What is being asked -> Each line containing the word "traj" must be copied from the material below.

Data supplied ->
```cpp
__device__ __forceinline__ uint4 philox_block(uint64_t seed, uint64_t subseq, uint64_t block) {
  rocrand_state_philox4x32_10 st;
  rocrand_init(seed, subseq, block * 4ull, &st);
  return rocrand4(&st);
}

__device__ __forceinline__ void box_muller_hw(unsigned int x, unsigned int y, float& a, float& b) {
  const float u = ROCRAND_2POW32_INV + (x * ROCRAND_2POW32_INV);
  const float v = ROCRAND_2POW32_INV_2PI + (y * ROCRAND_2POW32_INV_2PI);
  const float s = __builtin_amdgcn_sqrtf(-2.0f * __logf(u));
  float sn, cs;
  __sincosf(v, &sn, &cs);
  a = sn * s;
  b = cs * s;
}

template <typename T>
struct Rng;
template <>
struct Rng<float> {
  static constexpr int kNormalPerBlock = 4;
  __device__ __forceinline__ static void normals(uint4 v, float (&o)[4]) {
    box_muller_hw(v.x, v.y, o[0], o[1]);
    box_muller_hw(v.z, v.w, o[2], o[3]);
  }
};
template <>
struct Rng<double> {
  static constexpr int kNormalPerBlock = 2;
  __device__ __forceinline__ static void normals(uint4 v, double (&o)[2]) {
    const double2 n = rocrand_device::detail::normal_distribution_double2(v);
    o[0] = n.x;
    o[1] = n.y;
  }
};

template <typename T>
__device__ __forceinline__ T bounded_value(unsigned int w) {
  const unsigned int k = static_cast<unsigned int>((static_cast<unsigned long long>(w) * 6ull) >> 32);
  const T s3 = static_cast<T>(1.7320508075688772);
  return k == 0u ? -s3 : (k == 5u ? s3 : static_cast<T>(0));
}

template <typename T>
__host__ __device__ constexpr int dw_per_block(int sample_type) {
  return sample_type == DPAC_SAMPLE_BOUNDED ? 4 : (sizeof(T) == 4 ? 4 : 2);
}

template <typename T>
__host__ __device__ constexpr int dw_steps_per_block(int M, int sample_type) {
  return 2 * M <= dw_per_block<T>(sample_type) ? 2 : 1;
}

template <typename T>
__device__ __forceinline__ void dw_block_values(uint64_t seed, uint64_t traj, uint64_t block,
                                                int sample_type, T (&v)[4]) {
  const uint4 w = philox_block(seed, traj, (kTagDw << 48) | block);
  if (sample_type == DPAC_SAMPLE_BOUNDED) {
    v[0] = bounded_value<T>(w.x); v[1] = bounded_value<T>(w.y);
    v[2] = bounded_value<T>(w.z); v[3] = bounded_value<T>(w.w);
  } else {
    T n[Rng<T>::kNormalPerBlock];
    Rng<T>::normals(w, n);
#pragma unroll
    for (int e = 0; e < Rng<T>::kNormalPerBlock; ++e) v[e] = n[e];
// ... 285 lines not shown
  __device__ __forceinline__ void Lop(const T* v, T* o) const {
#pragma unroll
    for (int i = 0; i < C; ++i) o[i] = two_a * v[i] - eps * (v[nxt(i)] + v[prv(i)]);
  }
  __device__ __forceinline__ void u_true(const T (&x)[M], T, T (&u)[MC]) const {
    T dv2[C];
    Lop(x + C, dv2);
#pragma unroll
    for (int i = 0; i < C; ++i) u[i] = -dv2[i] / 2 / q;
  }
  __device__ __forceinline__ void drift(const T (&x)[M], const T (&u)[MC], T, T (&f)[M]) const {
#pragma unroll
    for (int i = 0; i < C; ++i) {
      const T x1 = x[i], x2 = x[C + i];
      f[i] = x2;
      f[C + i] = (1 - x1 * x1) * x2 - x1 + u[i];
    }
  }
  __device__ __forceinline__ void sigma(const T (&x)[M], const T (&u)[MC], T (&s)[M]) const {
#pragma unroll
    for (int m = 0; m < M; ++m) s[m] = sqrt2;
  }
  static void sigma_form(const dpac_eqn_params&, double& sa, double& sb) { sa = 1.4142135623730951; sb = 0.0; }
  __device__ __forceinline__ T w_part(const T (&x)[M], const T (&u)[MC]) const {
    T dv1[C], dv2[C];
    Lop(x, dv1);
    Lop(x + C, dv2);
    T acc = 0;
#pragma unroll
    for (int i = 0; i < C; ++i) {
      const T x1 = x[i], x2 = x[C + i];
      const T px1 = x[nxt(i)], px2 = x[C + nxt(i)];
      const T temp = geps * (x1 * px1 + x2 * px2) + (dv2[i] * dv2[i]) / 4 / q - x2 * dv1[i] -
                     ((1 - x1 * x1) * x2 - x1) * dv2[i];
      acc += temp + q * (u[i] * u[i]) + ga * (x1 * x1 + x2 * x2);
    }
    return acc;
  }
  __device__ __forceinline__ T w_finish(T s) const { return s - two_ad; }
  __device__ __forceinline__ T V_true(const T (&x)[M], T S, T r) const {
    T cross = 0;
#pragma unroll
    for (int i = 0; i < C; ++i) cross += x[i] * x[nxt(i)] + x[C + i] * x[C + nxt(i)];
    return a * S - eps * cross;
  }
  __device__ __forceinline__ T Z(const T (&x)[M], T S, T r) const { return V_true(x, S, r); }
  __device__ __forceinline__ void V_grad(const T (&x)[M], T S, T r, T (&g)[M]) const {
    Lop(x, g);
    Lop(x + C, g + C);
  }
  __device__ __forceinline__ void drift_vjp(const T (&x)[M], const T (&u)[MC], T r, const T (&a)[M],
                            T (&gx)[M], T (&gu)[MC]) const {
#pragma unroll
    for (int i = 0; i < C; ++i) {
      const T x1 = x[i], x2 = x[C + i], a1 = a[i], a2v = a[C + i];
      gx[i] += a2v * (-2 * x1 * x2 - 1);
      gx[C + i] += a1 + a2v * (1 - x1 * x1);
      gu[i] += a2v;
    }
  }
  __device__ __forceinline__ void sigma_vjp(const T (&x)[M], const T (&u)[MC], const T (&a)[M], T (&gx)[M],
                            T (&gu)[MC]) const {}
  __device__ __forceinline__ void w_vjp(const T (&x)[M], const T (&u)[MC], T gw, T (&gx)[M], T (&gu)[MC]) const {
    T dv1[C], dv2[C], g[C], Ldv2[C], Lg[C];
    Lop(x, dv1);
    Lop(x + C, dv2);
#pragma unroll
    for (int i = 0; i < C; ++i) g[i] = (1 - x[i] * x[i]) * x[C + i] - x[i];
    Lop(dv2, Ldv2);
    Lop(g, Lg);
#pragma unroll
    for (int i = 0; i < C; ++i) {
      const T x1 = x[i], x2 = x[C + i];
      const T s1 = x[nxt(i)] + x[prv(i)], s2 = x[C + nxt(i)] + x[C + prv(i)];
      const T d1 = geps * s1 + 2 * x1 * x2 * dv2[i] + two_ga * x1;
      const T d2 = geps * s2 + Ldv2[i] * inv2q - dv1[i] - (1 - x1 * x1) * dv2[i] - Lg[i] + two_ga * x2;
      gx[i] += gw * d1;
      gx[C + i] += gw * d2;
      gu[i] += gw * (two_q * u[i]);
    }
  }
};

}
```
...
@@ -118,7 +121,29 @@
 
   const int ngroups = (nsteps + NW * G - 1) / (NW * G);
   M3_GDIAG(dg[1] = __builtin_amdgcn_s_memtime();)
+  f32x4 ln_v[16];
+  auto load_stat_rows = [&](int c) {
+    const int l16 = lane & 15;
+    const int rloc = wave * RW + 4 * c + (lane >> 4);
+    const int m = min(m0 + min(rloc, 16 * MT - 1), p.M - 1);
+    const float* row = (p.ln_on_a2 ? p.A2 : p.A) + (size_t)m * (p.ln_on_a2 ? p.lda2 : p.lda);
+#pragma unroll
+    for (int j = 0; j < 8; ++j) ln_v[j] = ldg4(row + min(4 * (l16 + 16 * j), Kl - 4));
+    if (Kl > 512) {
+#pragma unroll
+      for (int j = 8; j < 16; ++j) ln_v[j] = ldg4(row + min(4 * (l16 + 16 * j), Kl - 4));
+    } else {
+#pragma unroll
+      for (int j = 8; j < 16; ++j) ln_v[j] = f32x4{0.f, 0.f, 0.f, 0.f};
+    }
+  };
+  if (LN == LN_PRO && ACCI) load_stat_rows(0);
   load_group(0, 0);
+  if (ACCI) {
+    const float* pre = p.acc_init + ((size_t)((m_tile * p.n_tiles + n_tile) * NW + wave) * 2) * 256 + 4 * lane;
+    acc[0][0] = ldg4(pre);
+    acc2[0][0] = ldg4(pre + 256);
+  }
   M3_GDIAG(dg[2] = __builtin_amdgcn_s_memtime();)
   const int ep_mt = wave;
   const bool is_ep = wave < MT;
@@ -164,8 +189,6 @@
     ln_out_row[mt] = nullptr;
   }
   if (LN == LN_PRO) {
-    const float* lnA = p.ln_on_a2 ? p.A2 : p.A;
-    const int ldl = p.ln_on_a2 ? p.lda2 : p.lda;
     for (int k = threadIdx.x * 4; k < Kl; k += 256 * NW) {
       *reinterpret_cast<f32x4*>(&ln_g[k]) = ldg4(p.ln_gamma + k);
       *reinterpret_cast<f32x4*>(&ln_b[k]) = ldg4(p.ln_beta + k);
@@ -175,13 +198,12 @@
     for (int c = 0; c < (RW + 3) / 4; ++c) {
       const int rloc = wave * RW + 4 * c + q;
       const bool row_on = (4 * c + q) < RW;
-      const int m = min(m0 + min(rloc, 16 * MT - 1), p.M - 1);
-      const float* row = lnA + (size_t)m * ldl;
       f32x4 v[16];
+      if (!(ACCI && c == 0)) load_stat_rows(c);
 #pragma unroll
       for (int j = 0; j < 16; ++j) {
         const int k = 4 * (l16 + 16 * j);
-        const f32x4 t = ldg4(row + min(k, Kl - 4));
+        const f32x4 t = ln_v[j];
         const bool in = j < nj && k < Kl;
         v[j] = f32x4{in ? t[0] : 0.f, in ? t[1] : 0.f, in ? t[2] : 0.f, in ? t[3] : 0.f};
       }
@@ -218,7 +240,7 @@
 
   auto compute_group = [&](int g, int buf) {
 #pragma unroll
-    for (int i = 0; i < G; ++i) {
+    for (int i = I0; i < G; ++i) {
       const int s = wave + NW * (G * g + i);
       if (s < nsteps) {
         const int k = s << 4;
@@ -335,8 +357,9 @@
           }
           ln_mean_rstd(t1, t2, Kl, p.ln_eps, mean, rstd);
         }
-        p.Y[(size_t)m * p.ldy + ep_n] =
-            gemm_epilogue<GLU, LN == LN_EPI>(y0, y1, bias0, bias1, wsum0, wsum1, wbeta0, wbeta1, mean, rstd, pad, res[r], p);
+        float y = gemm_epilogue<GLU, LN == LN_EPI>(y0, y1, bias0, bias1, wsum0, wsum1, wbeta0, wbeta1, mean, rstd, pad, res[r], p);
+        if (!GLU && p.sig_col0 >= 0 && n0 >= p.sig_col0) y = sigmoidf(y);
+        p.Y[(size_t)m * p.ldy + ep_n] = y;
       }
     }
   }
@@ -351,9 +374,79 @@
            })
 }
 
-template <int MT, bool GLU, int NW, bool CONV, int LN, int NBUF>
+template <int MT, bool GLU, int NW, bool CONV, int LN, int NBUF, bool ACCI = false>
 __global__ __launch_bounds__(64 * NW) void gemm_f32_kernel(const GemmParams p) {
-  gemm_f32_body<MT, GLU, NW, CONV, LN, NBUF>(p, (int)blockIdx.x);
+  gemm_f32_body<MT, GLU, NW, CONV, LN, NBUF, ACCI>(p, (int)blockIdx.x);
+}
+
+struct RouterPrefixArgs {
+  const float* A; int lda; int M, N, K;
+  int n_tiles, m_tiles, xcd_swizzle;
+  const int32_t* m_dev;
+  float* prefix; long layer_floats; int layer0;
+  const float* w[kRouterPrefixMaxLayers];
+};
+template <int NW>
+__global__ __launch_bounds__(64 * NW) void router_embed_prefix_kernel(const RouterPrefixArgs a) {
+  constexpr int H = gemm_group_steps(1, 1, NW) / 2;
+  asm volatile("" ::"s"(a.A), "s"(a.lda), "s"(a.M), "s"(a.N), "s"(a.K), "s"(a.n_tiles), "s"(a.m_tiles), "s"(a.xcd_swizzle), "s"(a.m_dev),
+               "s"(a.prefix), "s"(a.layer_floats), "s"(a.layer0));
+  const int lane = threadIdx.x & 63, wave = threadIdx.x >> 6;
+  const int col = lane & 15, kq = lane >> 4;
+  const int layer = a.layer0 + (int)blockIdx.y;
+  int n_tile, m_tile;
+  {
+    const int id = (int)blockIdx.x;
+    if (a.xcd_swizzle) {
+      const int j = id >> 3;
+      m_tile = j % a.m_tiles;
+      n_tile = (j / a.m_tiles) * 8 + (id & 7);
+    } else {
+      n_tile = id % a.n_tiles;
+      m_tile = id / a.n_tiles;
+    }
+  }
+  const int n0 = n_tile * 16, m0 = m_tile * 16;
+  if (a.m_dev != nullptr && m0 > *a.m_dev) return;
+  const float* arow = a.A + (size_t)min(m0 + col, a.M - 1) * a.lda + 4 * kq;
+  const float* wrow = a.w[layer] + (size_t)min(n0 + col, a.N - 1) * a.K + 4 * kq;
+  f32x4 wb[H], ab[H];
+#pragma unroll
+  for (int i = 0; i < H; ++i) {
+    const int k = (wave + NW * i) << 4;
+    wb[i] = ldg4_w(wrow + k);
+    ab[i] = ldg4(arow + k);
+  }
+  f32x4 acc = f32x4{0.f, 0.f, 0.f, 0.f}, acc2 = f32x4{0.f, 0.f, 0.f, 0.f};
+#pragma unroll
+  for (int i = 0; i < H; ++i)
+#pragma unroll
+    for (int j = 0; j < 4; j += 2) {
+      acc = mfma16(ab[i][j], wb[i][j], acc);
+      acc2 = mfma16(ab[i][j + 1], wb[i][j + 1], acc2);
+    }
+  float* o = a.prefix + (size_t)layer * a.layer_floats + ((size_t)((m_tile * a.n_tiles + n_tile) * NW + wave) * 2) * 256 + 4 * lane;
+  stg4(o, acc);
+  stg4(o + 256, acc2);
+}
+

Response to this exercise ->
__device__ __forceinline__ void dw_block_values(uint64_t seed, uint64_t traj, uint64_t block,
  const uint4 w = philox_block(seed, traj, (kTagDw << 48) | block);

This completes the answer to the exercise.